- [Your goal]
Starting with the first line and ending with the one that holds "constexpr int kClassT = 1024;", retype the entries exactly.

- [Task material]

__device__ __forceinline__ void route(uint32_t st, uint32_t size, int hi, int B, int parity, bool allow_big,
                                      const Lists &L, uint32_t *ctr, int lane) {
    const int li = size >= 1 ? list_of(size, hi, B, allow_big) : -1;
#pragma unroll
    for (int l = 0; l < kLists; ++l) {
        const uint32_t at = wave_append(li == l, &ctr[l], lane);
        if (li == l) put_entry(L, l, at, st, size, hi, parity);
    }
}

constexpr int kClassT = 1024;

__global__ __launch_bounds__(kClassT) void classify_kernel(const uint32_t *__restrict__ seg_base,
                                                           const uint32_t *__restrict__ seg_cnt, uint64_t nsub, int hi,
                                                           int B, int parity, Lists L, uint32_t *__restrict__ ctr,
                                                           unsigned long long *__restrict__ sums, uint32_t min_size,
                                                           const uint64_t *__restrict__ ppref, int pw, int compact,
                                                           uint32_t tile, uint32_t ctiles) {
    constexpr int NW = kClassT / 64;
    __shared__ uint32_t s_cnt[kLists][NW];
    __shared__ uint32_t s_elems[kLists][NW];
    __shared__ uint32_t s_base[kLists];
    __shared__ uint32_t s_tc[2][NW];
    const int tid = threadIdx.x, lane = tid & 63, wave = tid >> 6;
    const uint64_t i = (uint64_t)blockIdx.x * kClassT + tid;
    const uint32_t size = i < nsub ? seg_cnt[i] : 0, st = i < nsub ? seg_base[i] : 0;
    const int li = size >= min_size ? list_of(size, hi, B, true) : -1;
    bool f[kLists];
#pragma unroll
    for (int l = 0; l < kLists; ++l) f[l] = li == l;
    uint32_t below[kLists];
#pragma unroll
    for (int l = 0; l < kLists; ++l) {
        const uint64_t m = __ballot(f[l]);
        below[l] = lanes_below(m);
        uint32_t e = f[l] ? size : 0;
#pragma unroll
        for (int off = 32; off >= 1; off >>= 1) e += __shfl_xor(e, off);
        if (lane == 0) {
            s_cnt[l][wave] = (uint32_t)__popcll(m);
            s_elems[l][wave] = e;
        }
    }
    {
        uint32_t tl = li == kCtrBig ? tiles_of(size, tile) : 0, ch = li == kCtrBig ? chunks_of(size, tile, ctiles) : 0;
#pragma unroll
        for (int off = 32; off >= 1; off >>= 1) {
            tl += __shfl_xor(tl, off);
            ch += __shfl_xor(ch, off);
        }
        if (lane == 0) {
            s_tc[0][wave] = tl;
            s_tc[1][wave] = ch;
        }
    }
    __syncthreads();
    if (tid >= 64 && tid < 66) {
        unsigned long long t = 0;
        for (int w = 0; w < NW; ++w) t += s_tc[tid - 64][w];
        if (t) atomicAdd(&sums[kSumTiles + tid - 64], t);
    }
    if (tid < kLists) {
        uint32_t tot = 0;
        unsigned long long el = 0;
        for (int w = 0; w < NW; ++w) {
            tot += s_cnt[tid][w];
            el += s_elems[tid][w];
        }
        s_base[tid] = tot ? atomicAdd(&ctr[tid], tot) : 0;
        if (el) atomicAdd(&sums[tid], el);
    }
    __syncthreads();
    uint32_t at[kLists];
#pragma unroll
    for (int l = 0; l < kLists; ++l) {
        uint32_t pre = s_base[l];
        for (int w = 0; w < wave; ++w) pre += s_cnt[l][w];
        at[l] = pre + below[l];
    }
    uint64_t pref = 0;
// ... 841 lines not shown
}

__global__ __launch_bounds__(256) void uniform_flag_kernel(const uint32_t *__restrict__ bst,
                                                           const uint32_t *__restrict__ blen,
                                                           const uint64_t *__restrict__ keys,
                                                           uint32_t *__restrict__ mixed,
                                                           const uint32_t *__restrict__ nb_dev = nullptr,
                                                           uint32_t *__restrict__ nb_copy = nullptr) {
    if (nb_copy && blockIdx.x == 0 && blockIdx.y == 0 && threadIdx.x == 0) *nb_copy = *nb_dev;
    if (nb_dev && blockIdx.x >= *nb_dev) return;
    const uint64_t st = bst[blockIdx.x];
    const uint32_t len = blen[blockIdx.x];
    const uint64_t k0 = keys[st];
    uint64_t acc = 0;
    for (uint32_t e = blockIdx.y * 256 + threadIdx.x; e < len; e += gridDim.y * 256) acc |= keys[st + e] ^ k0;
    if (__syncthreads_or(acc != 0) && threadIdx.x == 0) atomicOr(&mixed[blockIdx.x], 1u);
}

__global__ __launch_bounds__(256) void route_uniform_kernel(const uint32_t *__restrict__ bst,
                                                            const uint32_t *__restrict__ blen,
                                                            const uint64_t *__restrict__ bpref, uint32_t nb,
                                                            const uint32_t *__restrict__ mixed, Lists L, int parity,
                                                            uint32_t *__restrict__ ctr,
                                                            unsigned long long *__restrict__ sums, uint32_t tile,
                                                            uint32_t ctiles, const uint32_t *__restrict__ nb_dev = nullptr) {
    if (nb_dev) nb = *nb_dev;
    for (uint32_t b = blockIdx.x * 256 + threadIdx.x; b < nb; b += gridDim.x * 256) {
        if (mixed[b]) {
            const uint32_t at = atomicAdd(&ctr[kCtrBig], 1u);
            put_entry(L, kCtrBig, at, bst[b], blen[b], 0, parity, bpref ? bpref[b] : 0);
            atomicAdd(&sums[kCtrBig], (unsigned long long)blen[b]);
            atomicAdd(&sums[kSumTiles], (unsigned long long)tiles_of(blen[b], tile));
            atomicAdd(&sums[kSumChunks], (unsigned long long)chunks_of(blen[b], tile, ctiles));
        } else {
            put_entry(L, kCtrDone, atomicAdd(&ctr[kCtrDone], 1u), bst[b], blen[b], 0, parity);
        }
    }
}

__global__ __launch_bounds__(256) void done_copy_kernel(const uint32_t *__restrict__ dn_start,
                                                        const uint32_t *__restrict__ dn_len,
                                                        const uint8_t *__restrict__ dn_par, const uint32_t *__restrict__ v1,
                                                        uint32_t *__restrict__ v0, const uint64_t *__restrict__ k1,
                                                        uint64_t *__restrict__ k0, uint8_t *__restrict__ heads) {
    const uint32_t s = blockIdx.x;
    const uint64_t st = dn_start[s];
    const uint32_t len = dn_len[s];
    const bool copy = dn_par[s];
    for (uint32_t i = blockIdx.y * 256 + threadIdx.x; i < len; i += gridDim.y * 256) {
        if (copy) v0[st + i] = v1[st + i];
        if (copy && k1) k0[st + i] = k1[st + i];
        heads[st + i] = i == 0;
    }
}
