-    const int t_begin = bx * tiles_per_block;
-    const int t_end = min(ntiles, t_begin + tiles_per_block);
-    PHX_BLOCKLOG_BEGIN();
-    for (int t = t_begin; t < t_end; ++t) {
+    auto issue_x = [&](int t, int xs) __attribute__((always_inline)) {
+        unsigned ln = lane;
+        asm volatile("" : "+v"(ln));
         int tt = t;
         const int tx0 = (tt % g.tiles_x) << 4; tt /= g.tiles_x;
         const int ty0 = (tt % g.tiles_y) << 4; tt /= g.tiles_y;
-        const int b0 = tt;
-        __syncthreads();
+        const unsigned sbase = (unsigned)tt * (unsigned)(H * W * xC * 2) + (unsigned)(xc0 * 2);
+        const unsigned lp = ln / QX, ps = ln % QX;
 #pragma unroll
         for (int n = 0; n < XN; ++n) {
             if (wave + 4 * n < XI) {
-                int pk;
-                if constexpr (RPLAN) pk = planx[n]; else pk = plan_x(n);
-                const int gx = tx0 + (pk & 255) - 1, gy = ty0 + ((pk >> 8) & 255) - 1;
-                const bool ok = pk >= 0 && gx >= 0 && gx < W && gy >= 0 && gy < H;
-                const unsigned vo = ok ? (unsigned)((((b0 * H + gy) * W + gx) * xC) * 2 + (pk >> 16) * 16) : 0xffffffffu;
-                __builtin_amdgcn_raw_ptr_buffer_load_lds(rsx, (lds_ptr_t)(smem + (wave + 4 * n) * 1024), 16, vo, xc0 * 2, 0, 0);
-            }
-        }
+                const unsigned pp = (unsigned)((wave + 4 * n) * (64 / QX)) + lp;
+                const unsigned p = RBX == 128 ? (ps ^ (((pp >> 1) & 1u) << 2)) : ps;
+                const unsigned py = __umul24(pp, 3641u) >> 16, px = pp - __umul24(py, 18u);
+                const unsigned gx = (unsigned)(tx0 - 1) + px, gy = (unsigned)(ty0 - 1) + py;
+                const bool ok = pp < (unsigned)NPATCH && gx < (unsigned)W && gy < (unsigned)H;
+                const unsigned off = __umul24(__umul24(gy, (unsigned)W) + gx, (unsigned)(xC * 2)) + p * 16u;
+                const unsigned vo = off | (ok ? 0u : 0xffffffffu);
+                __builtin_amdgcn_raw_ptr_buffer_load_lds(rsx, (lds_ptr_t)(smem + xs * XSTAGE + (wave + 4 * n) * 1024), 16, vo, sbase, 0, 0);
+            }
+        }
+    };
+    auto issue_d = [&](int t, int ds) __attribute__((always_inline)) {
+        unsigned ln = lane;
+        asm volatile("" : "+v"(ln));
+        int tt = t;
+        const int tx0 = (tt % g.tiles_x) << 4; tt /= g.tiles_x;
+        const int ty0 = (tt % g.tiles_y) << 4; tt /= g.tiles_y;
+        const unsigned sbase = (unsigned)tt * (unsigned)(H * W * Cout * 2) + (unsigned)(co0 * 2);
+        const unsigned lm = ln / QD, ps = ln % QD;
 #pragma unroll
         for (int n = 0; n < DN; ++n) {
-            int pk;
-            if constexpr (RPLAN) pk = pland[n]; else pk = plan_d(n);
-            const int ox = tx0 + (pk & 255), oy = ty0 + ((pk >> 8) & 255);
-            const bool ok = ox < W && oy < H;
-            const unsigned vo = ok ? (unsigned)((((b0 * H + oy) * W + ox) * Cout) * 2 + (pk >> 16) * 16) : 0xffffffffu;
-            __builtin_amdgcn_raw_ptr_buffer_load_lds(rsd, (lds_ptr_t)(smem + SD_OFF + (wave + 4 * n) * 1024), 16, vo, co0 * 2, 0, 0);
-        }
-        asm volatile("s_waitcnt vmcnt(0)" ::: "memory");
-        __syncthreads();
+            const unsigned m = (unsigned)((wave + 4 * n) * (64 / QD)) + lm;
+            const unsigned p = RBD == 128 ? (ps ^ (((m >> 1) & 1u) << 2)) : ps;
+            const unsigned ox = (unsigned)tx0 + (m & 15u), oy = (unsigned)ty0 + (m >> 4);
+            const bool ok = ox < (unsigned)W && oy < (unsigned)H;
+            const unsigned off = __umul24(__umul24(oy, (unsigned)W) + ox, (unsigned)(Cout * 2)) + p * 16u;
+            const unsigned vo = off | (ok ? 0u : 0xffffffffu);
+            __builtin_amdgcn_raw_ptr_buffer_load_lds(rsd, (lds_ptr_t)(smem + SD_OFF + ds * DSTAGE + (wave + 4 * n) * 1024), 16, vo, sbase, 0, 0);
+        }
+    };
+    typedef __attribute__((ext_vector_type(4))) unsigned u32x4_t;
+    typedef __attribute__((ext_vector_type(4))) float f32x4_t;
+    constexpr int COEF_OFF = SD_OFF + DS * DSTAGE;
+
+    const int t_begin = bx * tiles_per_block;
+    const int t_end = min(ntiles, t_begin + tiles_per_block);
+    const unsigned long long bl_t0 = __builtin_readcyclecounter();
+    if (t_begin < t_end) {
+        if constexpr (XS == 2) issue_x(t_begin, 0);
+        if constexpr (DS == 2) issue_d(t_begin, 0);
+    }
+    unsigned long long* const blg = phx_uniform_ptr(blv);
+    if constexpr (TCI == 32) {
+        if (xscale != nullptr && threadIdx.x < 64)
+            reinterpret_cast<float*>(smem + COEF_OFF)[threadIdx.x] = threadIdx.x < 32 ? xscale[ci0 + threadIdx.x] : xshift[ci0 + threadIdx.x - 32];
+    }
+    for (int t = t_begin, it = 0; t < t_end; ++t, ++it) {
+        const int cur = it & 1;
+        const bool more = t + 1 < t_end;
+        asm volatile("s_waitcnt vmcnt(0) lgkmcnt(0)\n\ts_barrier" ::: "memory");
+        if constexpr (XS == 1) issue_x(t, 0);
+        if constexpr (DS == 1) issue_d(t, 0);
+        if (more) {
+            if constexpr (XS == 2) issue_x(t + 1, cur ^ 1);
+            if constexpr (DS == 2) issue_d(t + 1, cur ^ 1);
+        }
+        if constexpr (XS == 1 || DS == 1) {
+            if constexpr (!PIPE) {
+                asm volatile("s_waitcnt vmcnt(0)" ::: "memory");
+            } else if (!more) {
+                asm volatile("s_waitcnt vmcnt(0)" ::: "memory");
+            } else if constexpr (XS == 2) {
+                if (wave < XI - 4 * (XN - 1)) asm volatile("s_waitcnt vmcnt(%0)" ::"n"(XN) : "memory");
+                else asm volatile("s_waitcnt vmcnt(%0)" ::"n"(XN - 1) : "memory");
+            } else {
+                asm volatile("s_waitcnt vmcnt(%0)" ::"n"(DN) : "memory");
+            }
+            asm volatile("s_barrier" ::: "memory");
+        }
         if constexpr (TCI == 32) {
             if (xscale != nullptr) {
-                typedef __attribute__((ext_vector_type(4))) unsigned u32x4_t;
-                typedef __attribute__((ext_vector_type(4))) float f32x4_t;
-                const int sp = threadIdx.x & 3;
-                const f32x4_t c0 = *reinterpret_cast<const f32x4_t*>(xscale + ci0 + sp * 8), c1 = *reinterpret_cast<const f32x4_t*>(xscale + ci0 + sp * 8 + 4);
-                const f32x4_t d0 = *reinterpret_cast<const f32x4_t*>(xshift + ci0 + sp * 8), d1 = *reinterpret_cast<const f32x4_t*>(xshift + ci0 + sp * 8 + 4);
+                const unsigned xst = XS == 2 ? (unsigned)(cur * XSTAGE) : 0u;
+                int tt = t;
+                const int tx0 = (tt % g.tiles_x) << 4; tt /= g.tiles_x;
+                const int ty0 = (tt % g.tiles_y) << 4;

- [Problem solution]
__device__ __forceinline__ void route(uint32_t st, uint32_t size, int hi, int B, int parity, bool allow_big,
                                      const Lists &L, uint32_t *ctr, int lane) {
    const int li = size >= 1 ? list_of(size, hi, B, allow_big) : -1;
#pragma unroll
    for (int l = 0; l < kLists; ++l) {
        const uint32_t at = wave_append(li == l, &ctr[l], lane);
        if (li == l) put_entry(L, l, at, st, size, hi, parity);
    }
}

constexpr int kClassT = 1024;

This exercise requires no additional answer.